Thursday, January 17, 2013

Outsourcing of A Different Kind


If this story is correct, an enterprising worker outsourced his own job to China, paying the Chinese worker a fraction of his own salary:

A security audit of a US critical infrastructure company last year revealed that its star developer had outsourced his own job to a Chinese subcontractor and was spending all his work time playing around on the internet.

My first thought was that it must have been utterly boring to have to sit there every day, surfing the net.  Why not do the work?  It can't be more boring.

But what's more interesting about this example is that most people would find what "Bob" did unethical.  Yet we don't think that firms which do the same are acting unethically.  They are just carrying out good business practices.

The two cases differ, of course.   Outsourcing firms tell us explicitly that now their t-shirts or whatever are no longer made in the home country but abroad.  The firm saves money by this arrangement.  Whether the consumers do is unclear.  I haven't studied whether consumer prices go down after outsourcing but they don't have to.  The quality of the products may, in some cases, fall.  Yet none of this is regarded as exactly unethical in itself.

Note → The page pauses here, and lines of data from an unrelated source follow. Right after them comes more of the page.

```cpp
bool build_reverse_mirror(DeviceFst* d, const FrozenFst& f) {
  d->pull_ok = false;
  d->lazy_pull_ok = false;
  if (std::getenv("FSTAMD_NO_PULL")) return true;
  if (d->has_eps || !d->nonneg || d->nan) return true;
  const uint32_t ns = f.num_states(), na = f.header().num_arcs;
  if (ns == 0 || ns >= (1u << 27)) return true;
  const StateEntry* se = f.states();
  const PackedArc* pa = f.arcs();
  const std::vector<uint32_t>& perm = d->perm;
  auto pid = [&](uint32_t s) { return perm.empty() ? s : perm[s]; };

  std::vector<uint8_t> jpos(na);
  std::vector<uint32_t> src(na);
  std::vector<uint32_t> indeg(ns + 1, 0);
  for (uint32_t s = 0; s < ns; ++s) {
    uint32_t run = se[s].arc_offset;
    for (uint32_t a = se[s].arc_offset; a < se[s].arc_offset + se[s].num_arcs; ++a) {
      if (a > se[s].arc_offset && pa[a].ilabel != pa[a - 1].ilabel) run = a;
      if (a - run >= 8) return true;
      jpos[a] = (uint8_t)(a - run);
      src[a] = pid(s);
      ++indeg[pid(pa[a].nextstate)];
    }
  }
  bool ol_ordered = true;
  for (uint32_t s = 0; s < ns && ol_ordered; ++s)
    for (uint32_t a = se[s].arc_offset; a < se[s].arc_offset + se[s].num_arcs && ol_ordered; ++a)
      for (uint32_t b = a - jpos[a]; b < a; ++b)
        if (pa[b].nextstate == pa[a].nextstate && pa[b].olabel > pa[a].olabel) {
          ol_ordered = false;
          break;
        }
  std::vector<uint32_t> ioff(ns + 1, 0);
  for (uint32_t t = 0; t < ns; ++t) ioff[t + 1] = ioff[t] + indeg[t];
  std::vector<uint32_t> in(na), fill(ioff.begin(), ioff.end() - 1);
  for (uint32_t a = 0; a < na; ++a) in[fill[pid(pa[a].nextstate)]++] = a;
  for (uint32_t t = 0; t < ns; ++t)
    std::sort(in.begin() + ioff[t], in.begin() + ioff[t + 1], [&](uint32_t x, uint32_t y) {
      if (pa[x].ilabel != pa[y].ilabel) return pa[x].ilabel < pa[y].ilabel;
      if (src[x] != src[y]) return src[x] < src[y];
      return jpos[x] < jpos[y];
    });
  struct Group { uint32_t t, label, first, n; };
  std::vector<Group> groups;
  for (uint32_t t = 0; t < ns; ++t)
    for (uint32_t i = ioff[t]; i < ioff[t + 1];) {
      uint32_t e = i + 1;
      while (e < ioff[t + 1] && pa[in[e]].ilabel == pa[in[i]].ilabel) ++e;
      groups.push_back(Group{t, pa[in[i]].ilabel, i, e - i});
      i = e;
// ... 126 lines not shown
  };
  std::vector<uint32_t> rrec4;
  uint32_t rbias8 = 0;
  int64_t dlo = 0, dhi = 0;
  if (!rrec8.empty() || widx) {
    for (size_t r = 0; r < rrec.size(); ++r) {
      if (rrec[r].src == 0xFFFFFFF8u) continue;
      const int64_t dl = (int64_t)rtgt[r] - (int64_t)(rrec[r].src >> 3);
      dlo = std::min(dlo, dl);
      dhi = std::max(dhi, dl);
    }
    if ((dhi - dlo) * 8 < 0xFFF0 && -dlo * 8 + 8 * (int64_t)kPullW <= 0xFFFF && byte_back) {
      rbias8 = (uint32_t)(-dlo * 8);
      rrec4.resize(rrec.size());
      for (size_t r = 0; r < rrec.size(); ++r) {
        const uint32_t y = rrec[r].y;
        if (rrec[r].src == 0xFFFFFFF8u) {
          rrec4[r] = 0xFFFF0000u;
        } else {
          const uint32_t low = (((y >> 17) & 7u) << 13) | (((y >> 13) & 15u) << 9) |
                               (((y >> 12) & 1u) << 8) | low_weight(rrec[r].weight);
          const int64_t dl = (int64_t)rtgt[r] - (int64_t)(rrec[r].src >> 3);
          rrec4[r] = ((uint32_t)((dl - dlo) * 8) << 16) | low;
        }
      }
    }
  }
  if (d->int_wmax >= 0.0) {
    rrec32.resize(rrec.size());
    for (size_t r = 0; r < rrec.size(); ++r)
      rrec32[r] = make_uint4(rrec[r].src, rrec[r].y, wsc(rrec[r].weight), rolab[r]);
  }
  bool pack = !rrec4.empty() && !widx && !rrec8.empty() && kp < 15 && rbias8 % 8 == 0;
  for (size_t g = 0; g < groups.size() && pack; ++g) pack = groups[g].label != 0xFFFFFFu;
  for (size_t r = 0; r < rrec4.size() && pack; ++r)
    pack = rrec4[r] == 0xFFFF0000u || (rrec4[r] >> 16) / 2 <= 252;
  pack = pack && pack_guards_fit((uint32_t)std::max<int64_t>(d->view.jump_back, -dlo),
                                 (uint32_t)std::max<int64_t>(d->view.jump_fwd, dhi), kPullW);
  if (pack) {
    const size_t n = rrec4.size();
    rrec4.resize(((n + 1) & ~(size_t)1) + n, 0xFFFF0000u);
    uint32_t* const rpk = rrec4.data() + ((n + 1) & ~(size_t)1);
    for (size_t r = 0; r < n; ++r) {
      const uint32_t v = rrec4[r];
      if (v == 0xFFFF0000u) {
        const size_t first = r - r % kp;
        rpk[r] = first < r && rrec4[first] != 0xFFFF0000u ? (rpk[first] & ~15u) | 15u : 15u;
      } else {
        rpk[r] = ((v >> 17) << 24) | ((v & 0xFFu) << 16) | (((v >> 13) & 7u) << 4) | ((v >> 9) & 15u);
      }
    }
  }
  d->pack = pack;
  if (rrec4.empty()) wtab.clear();
  if (!wtab.empty()) {
    d->wt_n = (uint32_t)wtab.size();
    wtab.resize(kPullWtMax, 0.0);
    d->wtab_host = wtab;
    rrec4.resize((rrec4.size() + 1) & ~(size_t)1, 0xFFFF0000u);
    const size_t at = rrec4.size();
    rrec4.resize(at + 2 * kPullWtMax);
    std::memcpy(rrec4.data() + at, wtab.data(), kPullWtMax * sizeof(double));
  }
  d->widx = !wtab.empty();
  auto up = [&](int i, const void* src_p, size_t bytes) -> bool {
    if (bytes == 0) bytes = 16;
    if (hipMalloc(&d->rev_bufs[i], bytes) != hipSuccess) return false;
    return hipMemcpy(d->rev_bufs[i], src_p, bytes, hipMemcpyHostToDevice) == hipSuccess;
  };
  const uint4 zero4 = make_uint4(0u, 0u, 0u, 0u);
  if (gtab.empty()) gtab.push_back(zero4);
  if (!up(0, rspan.data(), rspan.size() * sizeof(uint4)) ||
      !up(1, gtab.data(), gtab.size() * sizeof(uint4)) ||
      !up(2, rrec.data(), rrec.size() * sizeof(RevRec)) ||
      !up(3, rolab.data(), rolab.size() * sizeof(uint32_t)) ||
      (!rrec32.empty() && !up(4, rrec32.data(), rrec32.size() * sizeof(uint4))) ||
      (!rrec8.empty() && !up(5, rrec8.data(), rrec8.size() * sizeof(uint2))) ||
      (direct && (!up(6, rlab.data(), rlab.size() * sizeof(uint32_t)) ||
                  !up(7, rxrec.data(), rxrec.size() * sizeof(uint2)))) ||
      (!rrec4.empty() && !up(8, rrec4.data(), rrec4.size() * sizeof(uint32_t)))) {
    free_reverse_mirror(d);
    return false;
  }
  d->rev = RevView{(const uint4*)d->rev_bufs[0], (const uint4*)d->rev_bufs[1],
                   (const RevRec*)d->rev_bufs[2], (const uint32_t*)d->rev_bufs[3], kp, gsearch,
                   direct ? 1u : 0u, (const uint4*)d->rev_bufs[4], (const uint2*)d->rev_bufs[5],
                   (const uint32_t*)d->rev_bufs[6], (const uint2*)d->rev_bufs[7],
                   (uint32_t)(nblocks * kp), (const uint32_t*)d->rev_bufs[8], rbias8,
                   1.0 / wscale};
  d->byte_back = byte_back;
  d->pull_ok = true;
  d->lazy_pull_ok = ol_ordered && d->finite && !std::getenv("FSTAMD_NO_LAZY_PULL");
  return true;
}

bool pull_f32(const DeviceFst& rhs, uint32_t max_len) {
  return rhs.int_wmax >= 0.0 && rhs.rev.rrec32 && (double)max_len * rhs.int_wmax < 16777216.0;
}

int pull_waves_per_cu(const DeviceFst& rhs, uint32_t max_len) {
  int occ = 0;
  if (hipOccupancyMaxActiveBlocksPerMultiprocessor(&occ, pull_kernel_for<false>(rhs, max_len), 64, 0) !=
      hipSuccess)
    occ = 1;
  return std::max(occ, 1);
}
// ... 32 lines not shown
```

### libfst_amd/csrc/kernels/eager_pull.hpp

```cpp
#pragma once

#include <type_traits>

#include "device_common.hpp"
#include "eager_layered.hpp"
#include "eager_wave.hpp"
#include "eager_window.hpp"
#include "pull_window.hpp"

namespace fstamd {

constexpr uint32_t kPullAbsent = 0xFFFF0000u;
#ifdef FSTAMD_P_TIGHT_SELECT
constexpr bool kTightSelect = true;
#else
constexpr bool kTightSelect = false;
#endif
constexpr uint32_t kDistAbsent = 0x7F000000u;
template <typename DT>
__device__ __forceinline__ DT dist_inf() {
  if constexpr (sizeof(DT) == 4) return (DT)kDistAbsent;
  else return (DT)__builtin_huge_val();
}
template <typename DT>
__device__ __forceinline__ DT dist_min(DT a, DT b) {
  if constexpr (sizeof(DT) == 4) return min(a, b);
  else return fmin(a, b);
}


template <int W, bool F32 = false, int WT = kPullWt>
struct PullLds {
  static constexpr int kWords = W * 8 / 64;
  double d[W + 1];
  unsigned long long rk[W + 1];
  unsigned long long bits[kWords];
  uint4 pre[kWords];
  unsigned long long best;
  uint32_t bestp;
  ChaseJob job[kChaseBatch];
  double wt[WT];
};
template <int W>
struct PullLds<W, true> {
  static constexpr int kWords = W * 8 / 64;
  uint2 cell[W + 1];
  unsigned long long bits[kWords];
  uint4 pre[kWords];
  unsigned long long best;
  uint32_t bestp;
  ChaseJob job[kChaseBatch];
};

constexpr uint32_t kPackAbsent = 0x7F00FF80u;
constexpr uint32_t kPackNoRank = 0xFF80u;
constexpr uint32_t kPackPadM = 15u;
template <int W>
struct PullLdsPacked {
  static constexpr int kWords = W * 8 / 64;
  static constexpr int kCells = (int)pack_cells(W);
  static_assert(pack_guards_fit(kPackSpanMax, 0, W) && pack_guards_fit(0, kPackSpanMax, W),
                "packed cells: the guard bands hold every source of a window row");
  uint32_t cell[kCells];
  unsigned long long bits[kWords];
  uint4 pre[kWords];
  unsigned long long best;
  uint32_t bestp;
  ChaseJob job[kChaseBatch];
};
__device__ __forceinline__ uint32_t pack_candidate(uint32_t r, uint32_t c) {
  uint32_t cand;
  asm("v_mad_u32_u24 %0, %1, 1, %2" : "=v"(cand) : "v"(r), "v"(c));
  return cand;
}
__device__ __forceinline__ bool pack_counts(uint32_t cand) {
  return (cand & 0xFFFFu) < kPackNoRank && (cand & 15u) != kPackPadM;
}
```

As a different example, think of the way mortgages are sold and resold and resold.  A person or a family makes a contract with one particular bank for the financial services.  Then the bank simply chooses not to be a part of the contract anymore, and the person or family is just assumed to go along with the continuous change in where to send the payments.  For instance, I picked a traditional careful type of bank for the mortgage.  After time has passed, the mortgage is now held by a company about which I read Very Bad Things in the news. 

I would not have picked that company in the first place.  But most would argue that as nothing in the initial contract has changed, why should I care?  So why should Bob's employer care how he gets his job done?